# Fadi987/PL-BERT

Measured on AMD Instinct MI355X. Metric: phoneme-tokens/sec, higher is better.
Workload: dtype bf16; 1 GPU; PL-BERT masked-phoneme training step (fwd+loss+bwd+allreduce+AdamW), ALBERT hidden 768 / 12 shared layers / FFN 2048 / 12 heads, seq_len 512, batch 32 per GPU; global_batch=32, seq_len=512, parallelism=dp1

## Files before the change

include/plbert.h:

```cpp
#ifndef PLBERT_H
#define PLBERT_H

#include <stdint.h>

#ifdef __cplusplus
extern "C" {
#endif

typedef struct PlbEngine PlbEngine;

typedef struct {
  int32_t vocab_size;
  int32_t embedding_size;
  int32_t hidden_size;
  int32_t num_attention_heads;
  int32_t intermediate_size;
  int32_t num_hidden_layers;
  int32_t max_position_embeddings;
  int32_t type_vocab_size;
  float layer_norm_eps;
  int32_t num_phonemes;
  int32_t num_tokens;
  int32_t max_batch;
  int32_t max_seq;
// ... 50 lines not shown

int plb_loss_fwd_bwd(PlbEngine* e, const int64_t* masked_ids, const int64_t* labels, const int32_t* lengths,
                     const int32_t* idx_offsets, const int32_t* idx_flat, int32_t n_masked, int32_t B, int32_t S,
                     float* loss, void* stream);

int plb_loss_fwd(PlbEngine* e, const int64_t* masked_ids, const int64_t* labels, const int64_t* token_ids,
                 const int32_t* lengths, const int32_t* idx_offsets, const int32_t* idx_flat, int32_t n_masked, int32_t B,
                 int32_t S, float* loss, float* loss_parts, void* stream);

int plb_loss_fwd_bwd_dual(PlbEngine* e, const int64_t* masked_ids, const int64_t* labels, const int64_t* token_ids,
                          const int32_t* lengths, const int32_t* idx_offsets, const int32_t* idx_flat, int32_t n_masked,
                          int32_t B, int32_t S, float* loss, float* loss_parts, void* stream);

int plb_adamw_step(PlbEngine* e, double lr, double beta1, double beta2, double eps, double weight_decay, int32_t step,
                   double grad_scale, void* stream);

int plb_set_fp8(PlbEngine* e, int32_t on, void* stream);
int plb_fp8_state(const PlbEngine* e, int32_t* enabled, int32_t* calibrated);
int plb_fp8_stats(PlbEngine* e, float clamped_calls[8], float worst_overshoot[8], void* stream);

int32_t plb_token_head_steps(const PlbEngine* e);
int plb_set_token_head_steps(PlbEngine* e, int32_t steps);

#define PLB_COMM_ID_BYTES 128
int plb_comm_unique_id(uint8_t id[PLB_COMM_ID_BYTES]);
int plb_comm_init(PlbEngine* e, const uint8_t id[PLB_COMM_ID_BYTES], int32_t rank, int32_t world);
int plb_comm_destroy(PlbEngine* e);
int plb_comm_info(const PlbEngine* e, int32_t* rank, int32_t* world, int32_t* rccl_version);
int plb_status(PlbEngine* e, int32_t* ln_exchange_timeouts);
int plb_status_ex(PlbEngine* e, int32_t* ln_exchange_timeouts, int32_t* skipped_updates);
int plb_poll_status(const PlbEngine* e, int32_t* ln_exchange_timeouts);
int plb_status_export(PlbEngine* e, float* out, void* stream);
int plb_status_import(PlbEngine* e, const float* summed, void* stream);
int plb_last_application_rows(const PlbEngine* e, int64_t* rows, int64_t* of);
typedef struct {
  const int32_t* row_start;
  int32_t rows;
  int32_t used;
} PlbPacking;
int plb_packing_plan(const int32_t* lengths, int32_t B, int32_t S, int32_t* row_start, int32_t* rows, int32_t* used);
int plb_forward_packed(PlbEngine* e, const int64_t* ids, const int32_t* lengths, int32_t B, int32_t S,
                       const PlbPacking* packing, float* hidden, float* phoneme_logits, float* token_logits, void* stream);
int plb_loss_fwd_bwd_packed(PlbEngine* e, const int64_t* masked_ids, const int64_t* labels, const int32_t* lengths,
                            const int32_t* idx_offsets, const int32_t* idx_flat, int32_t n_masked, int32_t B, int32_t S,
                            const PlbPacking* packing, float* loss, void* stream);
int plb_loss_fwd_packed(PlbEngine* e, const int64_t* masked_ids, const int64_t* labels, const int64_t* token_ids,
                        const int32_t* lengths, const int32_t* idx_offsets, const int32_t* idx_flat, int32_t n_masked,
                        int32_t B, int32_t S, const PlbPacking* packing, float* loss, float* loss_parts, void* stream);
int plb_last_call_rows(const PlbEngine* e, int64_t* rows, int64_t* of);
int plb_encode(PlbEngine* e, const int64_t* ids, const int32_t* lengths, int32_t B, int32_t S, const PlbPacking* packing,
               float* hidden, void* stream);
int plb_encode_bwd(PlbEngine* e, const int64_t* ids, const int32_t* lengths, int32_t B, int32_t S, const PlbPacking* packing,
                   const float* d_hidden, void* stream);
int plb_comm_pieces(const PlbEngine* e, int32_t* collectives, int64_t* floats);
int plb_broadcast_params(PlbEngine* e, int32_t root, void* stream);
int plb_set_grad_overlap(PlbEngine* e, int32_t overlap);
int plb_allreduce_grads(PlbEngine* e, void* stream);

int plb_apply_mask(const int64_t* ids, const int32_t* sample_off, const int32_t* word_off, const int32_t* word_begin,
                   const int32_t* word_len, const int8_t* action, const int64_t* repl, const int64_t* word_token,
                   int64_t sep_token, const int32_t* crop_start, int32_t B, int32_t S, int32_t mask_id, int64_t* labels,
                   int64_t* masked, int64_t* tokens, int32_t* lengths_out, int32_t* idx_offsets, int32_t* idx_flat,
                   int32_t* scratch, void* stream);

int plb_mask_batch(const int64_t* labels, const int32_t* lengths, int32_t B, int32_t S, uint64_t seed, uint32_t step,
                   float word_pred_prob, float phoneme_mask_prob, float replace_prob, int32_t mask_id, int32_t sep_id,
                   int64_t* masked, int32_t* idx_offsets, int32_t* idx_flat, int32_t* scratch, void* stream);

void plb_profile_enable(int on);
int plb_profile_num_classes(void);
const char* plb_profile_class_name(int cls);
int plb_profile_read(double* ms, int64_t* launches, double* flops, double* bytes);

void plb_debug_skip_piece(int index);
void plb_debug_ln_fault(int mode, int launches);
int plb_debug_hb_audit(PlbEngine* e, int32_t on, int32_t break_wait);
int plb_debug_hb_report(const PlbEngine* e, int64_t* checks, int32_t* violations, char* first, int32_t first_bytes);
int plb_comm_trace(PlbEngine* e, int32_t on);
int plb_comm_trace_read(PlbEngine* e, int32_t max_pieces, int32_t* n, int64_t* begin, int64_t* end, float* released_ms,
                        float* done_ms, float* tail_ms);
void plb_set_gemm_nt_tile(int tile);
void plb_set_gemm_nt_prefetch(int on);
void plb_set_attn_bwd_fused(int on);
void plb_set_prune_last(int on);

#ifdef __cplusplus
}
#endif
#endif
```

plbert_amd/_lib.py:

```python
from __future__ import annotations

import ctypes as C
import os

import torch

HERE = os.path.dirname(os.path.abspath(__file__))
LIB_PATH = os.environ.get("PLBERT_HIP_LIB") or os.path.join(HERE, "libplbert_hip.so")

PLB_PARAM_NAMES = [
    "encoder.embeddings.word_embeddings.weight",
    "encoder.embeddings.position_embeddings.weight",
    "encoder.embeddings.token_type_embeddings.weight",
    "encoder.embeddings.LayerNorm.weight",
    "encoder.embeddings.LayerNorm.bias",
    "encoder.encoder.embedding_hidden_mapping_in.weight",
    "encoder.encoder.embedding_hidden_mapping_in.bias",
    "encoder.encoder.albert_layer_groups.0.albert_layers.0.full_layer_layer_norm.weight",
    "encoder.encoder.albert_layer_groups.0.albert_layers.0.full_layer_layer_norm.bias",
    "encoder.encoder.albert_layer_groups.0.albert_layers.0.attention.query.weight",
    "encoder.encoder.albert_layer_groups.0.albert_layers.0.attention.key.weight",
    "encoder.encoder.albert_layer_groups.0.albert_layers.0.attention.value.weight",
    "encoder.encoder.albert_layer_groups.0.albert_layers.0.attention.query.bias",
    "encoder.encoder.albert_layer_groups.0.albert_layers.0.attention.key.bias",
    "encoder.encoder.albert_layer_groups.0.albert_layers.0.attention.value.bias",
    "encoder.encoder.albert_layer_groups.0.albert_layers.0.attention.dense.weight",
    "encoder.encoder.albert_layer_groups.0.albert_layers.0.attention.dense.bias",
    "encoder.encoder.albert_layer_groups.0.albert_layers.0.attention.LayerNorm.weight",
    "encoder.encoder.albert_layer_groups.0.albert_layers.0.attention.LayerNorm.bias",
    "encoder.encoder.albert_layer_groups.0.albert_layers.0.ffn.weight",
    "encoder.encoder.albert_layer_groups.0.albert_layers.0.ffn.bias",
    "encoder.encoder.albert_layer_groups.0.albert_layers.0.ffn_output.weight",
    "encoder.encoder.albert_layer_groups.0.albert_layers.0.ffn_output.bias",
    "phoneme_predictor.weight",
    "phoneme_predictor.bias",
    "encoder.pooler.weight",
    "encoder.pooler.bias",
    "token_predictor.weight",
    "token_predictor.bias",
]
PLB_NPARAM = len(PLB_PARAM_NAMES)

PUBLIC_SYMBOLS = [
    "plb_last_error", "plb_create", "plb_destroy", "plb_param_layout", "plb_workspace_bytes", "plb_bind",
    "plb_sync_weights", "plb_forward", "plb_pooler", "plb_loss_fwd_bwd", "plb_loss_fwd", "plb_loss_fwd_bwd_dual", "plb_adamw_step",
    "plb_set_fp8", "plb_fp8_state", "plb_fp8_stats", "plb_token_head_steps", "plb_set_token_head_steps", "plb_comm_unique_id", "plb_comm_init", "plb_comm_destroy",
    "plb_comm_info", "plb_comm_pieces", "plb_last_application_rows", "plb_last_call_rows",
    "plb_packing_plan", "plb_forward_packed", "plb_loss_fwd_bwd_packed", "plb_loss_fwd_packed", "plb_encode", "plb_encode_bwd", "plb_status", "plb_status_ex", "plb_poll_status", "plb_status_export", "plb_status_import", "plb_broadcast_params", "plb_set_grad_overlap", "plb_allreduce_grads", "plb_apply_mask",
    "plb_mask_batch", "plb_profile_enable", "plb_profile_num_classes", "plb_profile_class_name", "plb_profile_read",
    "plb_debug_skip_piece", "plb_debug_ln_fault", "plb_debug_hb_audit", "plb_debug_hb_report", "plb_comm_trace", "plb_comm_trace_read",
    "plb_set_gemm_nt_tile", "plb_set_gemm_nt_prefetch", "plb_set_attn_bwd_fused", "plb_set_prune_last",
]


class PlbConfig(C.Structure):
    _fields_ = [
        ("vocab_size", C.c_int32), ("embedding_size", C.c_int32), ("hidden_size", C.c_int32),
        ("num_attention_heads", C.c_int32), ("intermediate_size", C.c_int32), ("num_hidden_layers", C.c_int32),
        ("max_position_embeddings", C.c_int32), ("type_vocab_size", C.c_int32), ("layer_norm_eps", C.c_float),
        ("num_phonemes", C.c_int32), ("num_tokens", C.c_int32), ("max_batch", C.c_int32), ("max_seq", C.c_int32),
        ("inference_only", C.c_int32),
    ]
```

....

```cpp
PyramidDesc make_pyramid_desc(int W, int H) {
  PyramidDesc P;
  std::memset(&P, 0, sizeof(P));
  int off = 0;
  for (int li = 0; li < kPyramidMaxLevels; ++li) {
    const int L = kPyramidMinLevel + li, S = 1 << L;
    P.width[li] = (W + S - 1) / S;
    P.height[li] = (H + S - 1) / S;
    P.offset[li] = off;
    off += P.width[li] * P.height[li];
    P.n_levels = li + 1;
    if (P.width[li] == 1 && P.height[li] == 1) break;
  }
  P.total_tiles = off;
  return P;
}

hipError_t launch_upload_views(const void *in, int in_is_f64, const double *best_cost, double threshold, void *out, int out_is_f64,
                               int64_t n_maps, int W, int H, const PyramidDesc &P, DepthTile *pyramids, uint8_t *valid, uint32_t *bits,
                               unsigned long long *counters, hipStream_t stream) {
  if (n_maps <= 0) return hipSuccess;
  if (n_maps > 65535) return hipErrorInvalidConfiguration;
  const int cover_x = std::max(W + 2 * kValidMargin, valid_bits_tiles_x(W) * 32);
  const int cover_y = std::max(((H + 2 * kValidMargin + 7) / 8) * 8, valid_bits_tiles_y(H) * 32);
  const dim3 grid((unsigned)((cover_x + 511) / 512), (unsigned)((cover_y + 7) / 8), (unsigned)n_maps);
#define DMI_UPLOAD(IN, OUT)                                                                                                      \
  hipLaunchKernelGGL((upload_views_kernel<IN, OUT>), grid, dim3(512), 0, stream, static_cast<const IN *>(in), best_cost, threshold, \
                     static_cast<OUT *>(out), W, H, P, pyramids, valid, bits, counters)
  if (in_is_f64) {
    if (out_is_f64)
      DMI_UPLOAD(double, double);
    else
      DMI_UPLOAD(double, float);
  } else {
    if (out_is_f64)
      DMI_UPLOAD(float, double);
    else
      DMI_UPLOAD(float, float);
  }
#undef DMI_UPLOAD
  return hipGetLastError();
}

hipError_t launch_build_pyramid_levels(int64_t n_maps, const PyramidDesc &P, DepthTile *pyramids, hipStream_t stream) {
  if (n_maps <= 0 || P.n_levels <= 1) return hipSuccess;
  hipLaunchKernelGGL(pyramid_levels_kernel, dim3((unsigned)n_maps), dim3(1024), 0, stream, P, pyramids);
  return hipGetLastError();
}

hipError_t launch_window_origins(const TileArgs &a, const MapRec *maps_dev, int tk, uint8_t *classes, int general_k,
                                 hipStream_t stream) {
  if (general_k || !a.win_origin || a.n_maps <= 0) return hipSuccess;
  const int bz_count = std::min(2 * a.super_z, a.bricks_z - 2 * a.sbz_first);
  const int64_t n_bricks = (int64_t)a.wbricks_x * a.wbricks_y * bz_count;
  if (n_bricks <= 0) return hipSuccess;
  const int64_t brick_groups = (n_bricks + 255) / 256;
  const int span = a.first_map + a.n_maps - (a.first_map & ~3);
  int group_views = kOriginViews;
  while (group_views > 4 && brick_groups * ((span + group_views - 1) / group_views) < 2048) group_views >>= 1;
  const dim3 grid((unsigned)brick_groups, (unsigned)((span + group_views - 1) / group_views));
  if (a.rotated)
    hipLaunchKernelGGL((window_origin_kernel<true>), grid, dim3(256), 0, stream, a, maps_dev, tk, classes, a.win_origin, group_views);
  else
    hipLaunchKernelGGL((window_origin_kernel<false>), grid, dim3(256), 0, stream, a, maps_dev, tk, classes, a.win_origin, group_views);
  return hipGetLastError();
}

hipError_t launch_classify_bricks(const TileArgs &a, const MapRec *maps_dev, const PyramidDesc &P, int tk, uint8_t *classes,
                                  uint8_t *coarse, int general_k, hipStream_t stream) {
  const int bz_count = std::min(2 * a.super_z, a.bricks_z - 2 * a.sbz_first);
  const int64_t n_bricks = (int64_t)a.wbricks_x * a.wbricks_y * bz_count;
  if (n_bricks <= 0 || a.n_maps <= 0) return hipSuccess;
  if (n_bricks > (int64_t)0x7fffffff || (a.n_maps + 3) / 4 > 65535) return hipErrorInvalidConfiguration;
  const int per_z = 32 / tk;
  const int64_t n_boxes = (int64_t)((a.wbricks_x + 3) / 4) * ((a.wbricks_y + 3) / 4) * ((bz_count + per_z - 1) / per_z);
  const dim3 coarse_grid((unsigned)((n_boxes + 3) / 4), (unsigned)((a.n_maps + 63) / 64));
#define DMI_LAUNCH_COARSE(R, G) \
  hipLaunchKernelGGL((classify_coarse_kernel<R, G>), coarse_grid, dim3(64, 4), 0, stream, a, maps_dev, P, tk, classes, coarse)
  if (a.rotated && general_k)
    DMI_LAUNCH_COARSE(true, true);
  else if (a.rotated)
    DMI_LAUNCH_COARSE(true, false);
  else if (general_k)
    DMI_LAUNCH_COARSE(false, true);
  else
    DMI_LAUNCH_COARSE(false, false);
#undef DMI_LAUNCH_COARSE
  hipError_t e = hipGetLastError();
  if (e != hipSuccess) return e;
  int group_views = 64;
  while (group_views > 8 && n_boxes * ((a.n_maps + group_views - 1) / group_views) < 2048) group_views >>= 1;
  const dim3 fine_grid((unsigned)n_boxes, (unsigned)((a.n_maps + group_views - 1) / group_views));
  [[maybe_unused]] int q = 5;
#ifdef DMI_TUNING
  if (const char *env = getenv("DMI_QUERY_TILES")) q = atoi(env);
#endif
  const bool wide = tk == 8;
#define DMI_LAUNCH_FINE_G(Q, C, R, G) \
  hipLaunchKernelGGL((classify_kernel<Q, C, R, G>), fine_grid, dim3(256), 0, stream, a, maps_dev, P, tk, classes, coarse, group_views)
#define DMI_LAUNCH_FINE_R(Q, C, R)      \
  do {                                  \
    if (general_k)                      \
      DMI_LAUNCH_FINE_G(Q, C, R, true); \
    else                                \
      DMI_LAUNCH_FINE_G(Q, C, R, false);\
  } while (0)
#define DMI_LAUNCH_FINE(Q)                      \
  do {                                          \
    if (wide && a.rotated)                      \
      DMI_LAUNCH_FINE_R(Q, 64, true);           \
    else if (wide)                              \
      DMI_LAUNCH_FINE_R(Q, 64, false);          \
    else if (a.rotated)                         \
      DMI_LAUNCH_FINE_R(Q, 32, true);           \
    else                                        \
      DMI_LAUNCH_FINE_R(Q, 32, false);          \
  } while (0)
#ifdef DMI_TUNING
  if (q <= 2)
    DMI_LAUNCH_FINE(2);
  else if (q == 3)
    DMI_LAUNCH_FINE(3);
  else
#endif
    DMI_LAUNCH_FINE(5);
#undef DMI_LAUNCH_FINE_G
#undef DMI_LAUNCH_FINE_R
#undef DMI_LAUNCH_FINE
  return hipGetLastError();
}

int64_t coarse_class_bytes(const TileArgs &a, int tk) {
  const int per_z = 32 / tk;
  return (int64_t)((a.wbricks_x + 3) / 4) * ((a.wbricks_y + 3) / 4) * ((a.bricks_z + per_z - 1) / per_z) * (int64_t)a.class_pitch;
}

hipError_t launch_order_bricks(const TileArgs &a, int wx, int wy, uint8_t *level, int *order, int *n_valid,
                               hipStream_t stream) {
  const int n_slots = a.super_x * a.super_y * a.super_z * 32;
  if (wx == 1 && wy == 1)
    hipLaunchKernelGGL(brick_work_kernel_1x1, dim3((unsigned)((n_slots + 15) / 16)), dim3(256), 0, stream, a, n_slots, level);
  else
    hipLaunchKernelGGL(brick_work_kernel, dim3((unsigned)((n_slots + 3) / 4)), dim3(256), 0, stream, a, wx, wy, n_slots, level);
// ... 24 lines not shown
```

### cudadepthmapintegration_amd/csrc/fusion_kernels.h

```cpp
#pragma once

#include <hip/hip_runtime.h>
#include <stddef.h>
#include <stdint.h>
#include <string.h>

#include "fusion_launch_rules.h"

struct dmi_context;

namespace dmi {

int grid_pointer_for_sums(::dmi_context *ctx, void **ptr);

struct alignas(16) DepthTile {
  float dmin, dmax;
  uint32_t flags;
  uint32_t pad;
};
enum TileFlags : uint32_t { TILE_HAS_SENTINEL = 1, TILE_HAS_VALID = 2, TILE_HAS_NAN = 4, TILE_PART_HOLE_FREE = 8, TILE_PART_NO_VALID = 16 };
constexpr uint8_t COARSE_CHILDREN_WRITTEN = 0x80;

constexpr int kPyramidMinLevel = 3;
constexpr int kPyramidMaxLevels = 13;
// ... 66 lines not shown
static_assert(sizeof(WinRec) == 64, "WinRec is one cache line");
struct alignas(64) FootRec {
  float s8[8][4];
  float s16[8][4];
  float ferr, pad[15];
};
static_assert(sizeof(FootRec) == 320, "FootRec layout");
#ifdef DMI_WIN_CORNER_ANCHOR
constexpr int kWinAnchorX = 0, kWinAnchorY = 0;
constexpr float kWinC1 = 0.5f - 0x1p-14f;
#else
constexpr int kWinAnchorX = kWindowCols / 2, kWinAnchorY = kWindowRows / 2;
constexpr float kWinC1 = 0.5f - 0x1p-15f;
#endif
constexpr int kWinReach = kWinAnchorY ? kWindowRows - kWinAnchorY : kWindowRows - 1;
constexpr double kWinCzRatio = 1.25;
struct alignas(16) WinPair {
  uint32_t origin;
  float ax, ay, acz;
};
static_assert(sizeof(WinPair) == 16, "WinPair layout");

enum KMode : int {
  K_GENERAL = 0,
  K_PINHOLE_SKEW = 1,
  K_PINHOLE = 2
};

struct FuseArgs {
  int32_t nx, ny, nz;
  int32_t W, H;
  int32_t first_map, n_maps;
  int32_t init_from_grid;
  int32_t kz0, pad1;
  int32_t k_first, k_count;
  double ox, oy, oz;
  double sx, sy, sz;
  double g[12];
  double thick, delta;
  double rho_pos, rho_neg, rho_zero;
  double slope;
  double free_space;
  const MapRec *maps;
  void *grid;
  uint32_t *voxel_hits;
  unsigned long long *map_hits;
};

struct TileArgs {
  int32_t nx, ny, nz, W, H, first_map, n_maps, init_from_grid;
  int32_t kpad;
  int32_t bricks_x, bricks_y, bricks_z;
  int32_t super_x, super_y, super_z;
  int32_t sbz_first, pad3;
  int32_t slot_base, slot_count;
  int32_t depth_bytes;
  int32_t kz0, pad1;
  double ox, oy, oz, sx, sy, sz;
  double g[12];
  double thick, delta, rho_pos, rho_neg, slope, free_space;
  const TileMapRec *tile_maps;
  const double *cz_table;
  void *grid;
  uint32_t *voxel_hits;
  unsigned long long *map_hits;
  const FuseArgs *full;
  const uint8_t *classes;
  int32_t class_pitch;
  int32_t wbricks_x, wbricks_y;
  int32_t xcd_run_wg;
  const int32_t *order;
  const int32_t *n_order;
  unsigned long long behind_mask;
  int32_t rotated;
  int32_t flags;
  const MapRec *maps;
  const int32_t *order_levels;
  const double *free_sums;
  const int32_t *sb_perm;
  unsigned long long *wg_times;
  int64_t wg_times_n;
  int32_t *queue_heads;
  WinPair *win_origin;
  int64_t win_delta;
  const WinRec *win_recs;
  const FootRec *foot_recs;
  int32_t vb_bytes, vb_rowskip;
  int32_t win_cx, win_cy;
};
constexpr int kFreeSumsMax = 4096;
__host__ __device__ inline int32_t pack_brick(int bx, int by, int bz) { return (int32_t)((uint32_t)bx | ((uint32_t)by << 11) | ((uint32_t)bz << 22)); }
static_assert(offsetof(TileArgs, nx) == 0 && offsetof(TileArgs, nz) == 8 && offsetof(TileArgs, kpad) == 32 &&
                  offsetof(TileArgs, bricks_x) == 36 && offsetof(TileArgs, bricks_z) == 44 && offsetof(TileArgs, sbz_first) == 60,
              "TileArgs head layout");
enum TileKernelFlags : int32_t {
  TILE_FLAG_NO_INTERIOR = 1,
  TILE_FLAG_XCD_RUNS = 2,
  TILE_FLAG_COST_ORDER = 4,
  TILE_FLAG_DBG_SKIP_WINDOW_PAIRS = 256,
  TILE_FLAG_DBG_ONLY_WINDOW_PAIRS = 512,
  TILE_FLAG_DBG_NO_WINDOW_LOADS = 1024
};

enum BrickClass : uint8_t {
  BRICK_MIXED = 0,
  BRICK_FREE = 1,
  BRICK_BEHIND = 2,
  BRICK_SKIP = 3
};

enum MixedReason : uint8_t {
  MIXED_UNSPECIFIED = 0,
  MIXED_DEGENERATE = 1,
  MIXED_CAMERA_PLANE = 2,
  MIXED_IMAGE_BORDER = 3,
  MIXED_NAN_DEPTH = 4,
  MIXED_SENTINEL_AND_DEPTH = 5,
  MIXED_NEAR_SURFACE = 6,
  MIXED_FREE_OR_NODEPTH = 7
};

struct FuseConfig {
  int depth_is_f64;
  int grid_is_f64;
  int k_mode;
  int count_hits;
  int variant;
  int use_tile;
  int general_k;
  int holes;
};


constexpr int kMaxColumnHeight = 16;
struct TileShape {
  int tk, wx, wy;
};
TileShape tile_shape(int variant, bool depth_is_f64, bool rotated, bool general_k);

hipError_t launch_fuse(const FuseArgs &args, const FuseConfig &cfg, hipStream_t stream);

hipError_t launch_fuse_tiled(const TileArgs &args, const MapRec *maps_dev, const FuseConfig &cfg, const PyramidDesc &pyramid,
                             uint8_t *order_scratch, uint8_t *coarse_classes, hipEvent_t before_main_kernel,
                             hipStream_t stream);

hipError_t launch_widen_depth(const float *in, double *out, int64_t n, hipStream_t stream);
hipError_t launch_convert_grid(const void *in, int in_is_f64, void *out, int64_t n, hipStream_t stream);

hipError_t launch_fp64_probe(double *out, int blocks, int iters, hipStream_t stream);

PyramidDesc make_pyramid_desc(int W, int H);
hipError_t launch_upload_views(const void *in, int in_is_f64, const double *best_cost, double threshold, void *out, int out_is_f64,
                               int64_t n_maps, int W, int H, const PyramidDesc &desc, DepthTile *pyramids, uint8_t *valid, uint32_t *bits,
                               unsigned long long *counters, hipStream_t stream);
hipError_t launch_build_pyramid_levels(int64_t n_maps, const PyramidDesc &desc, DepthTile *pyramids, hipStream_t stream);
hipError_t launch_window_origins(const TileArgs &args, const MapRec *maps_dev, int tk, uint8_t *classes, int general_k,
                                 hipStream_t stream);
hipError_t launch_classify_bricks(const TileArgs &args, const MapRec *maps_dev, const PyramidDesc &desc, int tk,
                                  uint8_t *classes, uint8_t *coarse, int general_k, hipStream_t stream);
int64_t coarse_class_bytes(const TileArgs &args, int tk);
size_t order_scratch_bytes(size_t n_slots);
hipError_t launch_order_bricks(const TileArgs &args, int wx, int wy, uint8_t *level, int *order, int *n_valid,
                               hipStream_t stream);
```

....

● Exercise prompt
Whenever the string "kPyramidMinLevel" occurs in a line of the entries above, copy that line.

● Task response
    const int L = kPyramidMinLevel + li, S = 1 << L;
constexpr int kPyramidMinLevel = 3;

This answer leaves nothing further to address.